● DESCRIPTION OF THE TASK
Every line below between the one holding "-154,8 +160,9 @@" and the one holding "stage_soff += stage_step;", inclusive, should be copied exactly, and no other line.

[Dataset entries]
________________________

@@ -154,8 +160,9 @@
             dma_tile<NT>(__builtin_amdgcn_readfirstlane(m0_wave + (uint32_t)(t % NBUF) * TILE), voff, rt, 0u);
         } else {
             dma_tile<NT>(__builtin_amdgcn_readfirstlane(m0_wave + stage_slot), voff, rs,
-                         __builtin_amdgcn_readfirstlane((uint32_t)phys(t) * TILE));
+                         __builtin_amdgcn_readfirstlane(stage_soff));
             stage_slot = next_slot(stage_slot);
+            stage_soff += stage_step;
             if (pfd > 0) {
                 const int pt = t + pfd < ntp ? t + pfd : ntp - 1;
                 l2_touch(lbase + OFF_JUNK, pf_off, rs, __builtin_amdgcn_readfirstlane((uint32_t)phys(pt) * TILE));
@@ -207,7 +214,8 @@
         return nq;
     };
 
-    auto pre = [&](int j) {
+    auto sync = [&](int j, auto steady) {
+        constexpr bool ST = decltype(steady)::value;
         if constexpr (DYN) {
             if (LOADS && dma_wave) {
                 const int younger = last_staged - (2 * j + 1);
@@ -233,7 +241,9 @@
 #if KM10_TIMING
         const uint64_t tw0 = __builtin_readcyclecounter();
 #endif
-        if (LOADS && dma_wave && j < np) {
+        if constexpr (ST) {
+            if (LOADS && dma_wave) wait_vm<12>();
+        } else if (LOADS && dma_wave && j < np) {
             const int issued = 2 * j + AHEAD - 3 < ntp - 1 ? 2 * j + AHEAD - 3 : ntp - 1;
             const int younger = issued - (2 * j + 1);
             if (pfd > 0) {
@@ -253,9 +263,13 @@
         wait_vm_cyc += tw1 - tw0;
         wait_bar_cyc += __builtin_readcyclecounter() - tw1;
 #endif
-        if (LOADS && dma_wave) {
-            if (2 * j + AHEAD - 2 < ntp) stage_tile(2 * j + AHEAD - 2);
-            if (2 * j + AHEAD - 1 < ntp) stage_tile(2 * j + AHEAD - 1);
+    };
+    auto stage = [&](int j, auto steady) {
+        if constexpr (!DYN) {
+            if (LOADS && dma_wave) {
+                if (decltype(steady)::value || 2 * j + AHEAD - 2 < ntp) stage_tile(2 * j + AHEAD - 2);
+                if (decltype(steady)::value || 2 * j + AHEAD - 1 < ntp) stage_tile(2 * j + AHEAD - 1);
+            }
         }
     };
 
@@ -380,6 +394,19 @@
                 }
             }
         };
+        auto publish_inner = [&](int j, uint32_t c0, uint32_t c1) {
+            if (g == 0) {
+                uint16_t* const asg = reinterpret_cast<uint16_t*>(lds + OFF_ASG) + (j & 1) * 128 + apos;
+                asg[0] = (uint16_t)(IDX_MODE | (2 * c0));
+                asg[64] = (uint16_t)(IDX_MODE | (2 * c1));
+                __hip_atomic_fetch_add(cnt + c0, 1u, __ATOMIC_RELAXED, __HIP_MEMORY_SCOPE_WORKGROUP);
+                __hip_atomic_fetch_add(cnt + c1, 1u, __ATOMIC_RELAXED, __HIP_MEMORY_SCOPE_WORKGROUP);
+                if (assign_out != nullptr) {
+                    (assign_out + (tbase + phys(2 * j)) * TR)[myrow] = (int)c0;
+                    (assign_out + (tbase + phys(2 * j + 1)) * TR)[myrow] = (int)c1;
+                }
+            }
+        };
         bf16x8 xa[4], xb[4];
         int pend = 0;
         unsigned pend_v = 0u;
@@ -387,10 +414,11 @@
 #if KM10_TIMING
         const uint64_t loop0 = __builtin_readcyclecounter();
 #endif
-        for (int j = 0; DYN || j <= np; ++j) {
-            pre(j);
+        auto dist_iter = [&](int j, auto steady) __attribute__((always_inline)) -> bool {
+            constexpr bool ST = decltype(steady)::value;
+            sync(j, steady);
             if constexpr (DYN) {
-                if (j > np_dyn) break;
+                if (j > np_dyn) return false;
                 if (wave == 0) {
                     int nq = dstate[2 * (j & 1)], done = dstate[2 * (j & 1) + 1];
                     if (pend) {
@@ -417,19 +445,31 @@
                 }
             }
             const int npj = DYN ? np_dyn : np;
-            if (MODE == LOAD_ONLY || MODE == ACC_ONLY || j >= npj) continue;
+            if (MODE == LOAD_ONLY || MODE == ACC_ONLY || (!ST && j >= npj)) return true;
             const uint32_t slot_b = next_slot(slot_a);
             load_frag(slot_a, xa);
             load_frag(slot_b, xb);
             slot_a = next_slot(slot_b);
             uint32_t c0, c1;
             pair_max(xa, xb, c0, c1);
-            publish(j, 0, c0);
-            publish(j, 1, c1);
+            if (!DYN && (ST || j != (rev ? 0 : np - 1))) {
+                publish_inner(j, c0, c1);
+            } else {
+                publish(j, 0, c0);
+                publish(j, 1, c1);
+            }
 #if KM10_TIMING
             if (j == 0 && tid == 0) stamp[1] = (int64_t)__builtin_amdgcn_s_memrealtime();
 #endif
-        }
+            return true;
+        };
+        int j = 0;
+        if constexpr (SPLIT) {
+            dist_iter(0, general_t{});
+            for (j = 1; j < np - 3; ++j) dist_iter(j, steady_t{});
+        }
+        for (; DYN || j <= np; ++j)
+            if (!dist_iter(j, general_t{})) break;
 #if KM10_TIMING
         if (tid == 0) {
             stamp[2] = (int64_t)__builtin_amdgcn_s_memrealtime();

________________________

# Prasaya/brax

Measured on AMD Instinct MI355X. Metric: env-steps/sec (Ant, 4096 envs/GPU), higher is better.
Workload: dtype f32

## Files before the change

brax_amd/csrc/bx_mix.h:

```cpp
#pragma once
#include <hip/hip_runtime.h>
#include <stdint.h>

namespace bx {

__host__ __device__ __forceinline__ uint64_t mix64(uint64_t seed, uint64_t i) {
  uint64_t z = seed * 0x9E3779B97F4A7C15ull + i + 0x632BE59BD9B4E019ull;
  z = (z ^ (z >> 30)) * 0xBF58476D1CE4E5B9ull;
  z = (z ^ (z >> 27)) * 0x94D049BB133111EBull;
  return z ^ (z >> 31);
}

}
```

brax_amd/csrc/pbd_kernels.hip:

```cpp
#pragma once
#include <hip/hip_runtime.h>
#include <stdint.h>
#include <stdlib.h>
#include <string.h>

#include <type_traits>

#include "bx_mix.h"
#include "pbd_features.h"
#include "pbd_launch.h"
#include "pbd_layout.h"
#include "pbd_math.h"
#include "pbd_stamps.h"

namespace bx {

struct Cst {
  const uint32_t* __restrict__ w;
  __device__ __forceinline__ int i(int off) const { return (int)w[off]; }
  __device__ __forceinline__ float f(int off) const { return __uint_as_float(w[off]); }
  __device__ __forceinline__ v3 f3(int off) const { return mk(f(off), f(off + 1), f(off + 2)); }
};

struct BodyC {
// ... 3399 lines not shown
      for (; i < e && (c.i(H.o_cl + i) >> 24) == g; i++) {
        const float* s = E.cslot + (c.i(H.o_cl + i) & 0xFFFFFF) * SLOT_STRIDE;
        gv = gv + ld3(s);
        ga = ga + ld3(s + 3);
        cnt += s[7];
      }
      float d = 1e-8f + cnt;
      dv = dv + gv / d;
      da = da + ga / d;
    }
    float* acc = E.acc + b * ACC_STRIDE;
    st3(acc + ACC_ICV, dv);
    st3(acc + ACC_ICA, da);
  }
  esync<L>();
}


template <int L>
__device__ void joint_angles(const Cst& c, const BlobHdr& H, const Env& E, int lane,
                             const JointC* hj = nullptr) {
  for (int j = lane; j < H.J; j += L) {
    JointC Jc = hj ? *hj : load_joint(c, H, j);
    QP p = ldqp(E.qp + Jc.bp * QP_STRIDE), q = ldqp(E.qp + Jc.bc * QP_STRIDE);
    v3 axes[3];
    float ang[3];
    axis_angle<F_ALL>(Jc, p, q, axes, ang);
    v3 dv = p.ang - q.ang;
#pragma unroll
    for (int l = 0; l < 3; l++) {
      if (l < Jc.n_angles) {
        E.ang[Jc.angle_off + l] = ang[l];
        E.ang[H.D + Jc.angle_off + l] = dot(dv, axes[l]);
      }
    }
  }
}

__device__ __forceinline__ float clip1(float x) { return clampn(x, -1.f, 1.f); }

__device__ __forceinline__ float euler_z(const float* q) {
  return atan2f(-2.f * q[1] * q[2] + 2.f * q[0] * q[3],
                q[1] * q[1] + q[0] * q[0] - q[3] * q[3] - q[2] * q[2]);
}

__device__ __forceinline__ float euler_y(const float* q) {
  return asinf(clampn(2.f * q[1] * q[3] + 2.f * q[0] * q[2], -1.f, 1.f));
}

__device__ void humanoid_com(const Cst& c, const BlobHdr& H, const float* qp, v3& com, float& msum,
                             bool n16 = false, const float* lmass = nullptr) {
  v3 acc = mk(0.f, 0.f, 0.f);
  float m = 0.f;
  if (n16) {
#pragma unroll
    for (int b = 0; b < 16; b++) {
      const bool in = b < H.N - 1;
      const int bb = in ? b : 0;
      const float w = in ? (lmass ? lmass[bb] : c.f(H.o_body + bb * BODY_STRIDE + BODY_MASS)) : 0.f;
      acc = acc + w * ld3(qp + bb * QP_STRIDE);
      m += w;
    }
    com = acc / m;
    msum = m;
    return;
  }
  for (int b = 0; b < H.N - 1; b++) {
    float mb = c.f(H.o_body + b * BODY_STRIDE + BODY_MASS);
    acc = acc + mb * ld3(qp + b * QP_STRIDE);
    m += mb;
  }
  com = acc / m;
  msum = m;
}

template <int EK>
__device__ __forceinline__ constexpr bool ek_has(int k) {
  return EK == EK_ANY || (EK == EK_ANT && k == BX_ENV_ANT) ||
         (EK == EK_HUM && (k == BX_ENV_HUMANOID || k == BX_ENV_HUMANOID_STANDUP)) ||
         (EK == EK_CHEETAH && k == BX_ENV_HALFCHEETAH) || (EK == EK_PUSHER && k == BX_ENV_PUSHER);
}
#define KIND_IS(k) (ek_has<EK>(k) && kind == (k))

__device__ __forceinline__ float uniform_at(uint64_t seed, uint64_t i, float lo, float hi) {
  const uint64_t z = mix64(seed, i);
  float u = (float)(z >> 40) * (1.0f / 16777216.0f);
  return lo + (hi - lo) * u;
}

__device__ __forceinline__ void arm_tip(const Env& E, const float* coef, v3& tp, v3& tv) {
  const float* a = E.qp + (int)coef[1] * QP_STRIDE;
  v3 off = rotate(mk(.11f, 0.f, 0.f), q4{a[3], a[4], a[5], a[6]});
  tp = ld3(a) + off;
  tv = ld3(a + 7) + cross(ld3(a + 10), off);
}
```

________________________

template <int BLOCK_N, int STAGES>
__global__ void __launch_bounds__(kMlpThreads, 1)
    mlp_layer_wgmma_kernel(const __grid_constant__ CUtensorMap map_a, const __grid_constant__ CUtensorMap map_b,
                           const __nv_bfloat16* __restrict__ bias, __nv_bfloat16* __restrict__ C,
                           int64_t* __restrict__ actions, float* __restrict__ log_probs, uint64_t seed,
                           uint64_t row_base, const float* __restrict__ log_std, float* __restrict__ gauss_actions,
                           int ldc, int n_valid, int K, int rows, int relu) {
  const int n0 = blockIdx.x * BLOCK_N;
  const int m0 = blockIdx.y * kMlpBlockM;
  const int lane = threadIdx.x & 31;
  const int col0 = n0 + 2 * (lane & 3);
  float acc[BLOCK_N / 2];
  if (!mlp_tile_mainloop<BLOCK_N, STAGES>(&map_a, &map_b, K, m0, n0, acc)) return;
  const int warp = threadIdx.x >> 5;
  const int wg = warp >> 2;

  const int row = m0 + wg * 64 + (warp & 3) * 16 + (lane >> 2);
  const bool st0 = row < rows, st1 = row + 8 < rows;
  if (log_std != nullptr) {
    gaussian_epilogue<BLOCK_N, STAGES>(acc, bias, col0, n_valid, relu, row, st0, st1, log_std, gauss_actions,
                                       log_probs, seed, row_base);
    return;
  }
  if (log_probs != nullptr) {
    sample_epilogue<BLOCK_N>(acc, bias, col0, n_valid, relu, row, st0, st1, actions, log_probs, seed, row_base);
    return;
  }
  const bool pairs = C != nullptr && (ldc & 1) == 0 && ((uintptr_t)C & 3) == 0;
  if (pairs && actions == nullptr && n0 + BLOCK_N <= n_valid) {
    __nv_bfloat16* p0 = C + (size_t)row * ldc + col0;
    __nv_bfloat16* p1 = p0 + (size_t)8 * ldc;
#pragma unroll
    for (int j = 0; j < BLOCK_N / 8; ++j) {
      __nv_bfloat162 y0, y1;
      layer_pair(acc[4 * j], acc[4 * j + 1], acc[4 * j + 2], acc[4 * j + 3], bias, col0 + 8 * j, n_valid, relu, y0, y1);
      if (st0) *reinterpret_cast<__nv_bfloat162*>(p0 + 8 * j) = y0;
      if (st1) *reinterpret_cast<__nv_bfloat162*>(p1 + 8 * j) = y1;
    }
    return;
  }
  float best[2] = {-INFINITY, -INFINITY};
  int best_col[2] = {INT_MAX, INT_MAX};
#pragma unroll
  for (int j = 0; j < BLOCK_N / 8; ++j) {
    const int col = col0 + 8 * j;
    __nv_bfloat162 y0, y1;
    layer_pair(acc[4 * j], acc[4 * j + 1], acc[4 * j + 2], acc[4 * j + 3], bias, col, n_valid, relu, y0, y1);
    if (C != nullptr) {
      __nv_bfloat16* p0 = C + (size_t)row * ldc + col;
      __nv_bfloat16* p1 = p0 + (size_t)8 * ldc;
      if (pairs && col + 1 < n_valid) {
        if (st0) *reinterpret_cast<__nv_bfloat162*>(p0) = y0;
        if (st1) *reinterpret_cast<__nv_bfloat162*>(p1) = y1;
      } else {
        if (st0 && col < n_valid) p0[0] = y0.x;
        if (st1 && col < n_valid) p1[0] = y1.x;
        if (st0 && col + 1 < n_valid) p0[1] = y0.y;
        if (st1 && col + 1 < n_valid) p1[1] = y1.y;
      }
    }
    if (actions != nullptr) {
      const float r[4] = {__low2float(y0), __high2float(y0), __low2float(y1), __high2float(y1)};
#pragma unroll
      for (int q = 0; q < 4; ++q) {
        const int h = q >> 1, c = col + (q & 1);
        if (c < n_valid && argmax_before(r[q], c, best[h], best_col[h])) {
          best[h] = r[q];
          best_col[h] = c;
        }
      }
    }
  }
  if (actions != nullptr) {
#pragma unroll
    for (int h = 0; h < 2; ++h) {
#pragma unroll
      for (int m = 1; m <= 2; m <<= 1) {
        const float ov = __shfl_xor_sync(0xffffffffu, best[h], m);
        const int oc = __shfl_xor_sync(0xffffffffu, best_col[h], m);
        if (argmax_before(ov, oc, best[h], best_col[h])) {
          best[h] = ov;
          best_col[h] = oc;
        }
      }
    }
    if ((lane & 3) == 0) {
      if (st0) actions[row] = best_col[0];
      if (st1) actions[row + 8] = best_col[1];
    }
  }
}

________________________

● EXERCISE ANSWER
@@ -154,8 +160,9 @@
             dma_tile<NT>(__builtin_amdgcn_readfirstlane(m0_wave + (uint32_t)(t % NBUF) * TILE), voff, rt, 0u);
         } else {
             dma_tile<NT>(__builtin_amdgcn_readfirstlane(m0_wave + stage_slot), voff, rs,
-                         __builtin_amdgcn_readfirstlane((uint32_t)phys(t) * TILE));
+                         __builtin_amdgcn_readfirstlane(stage_soff));
             stage_slot = next_slot(stage_slot);
+            stage_soff += stage_step;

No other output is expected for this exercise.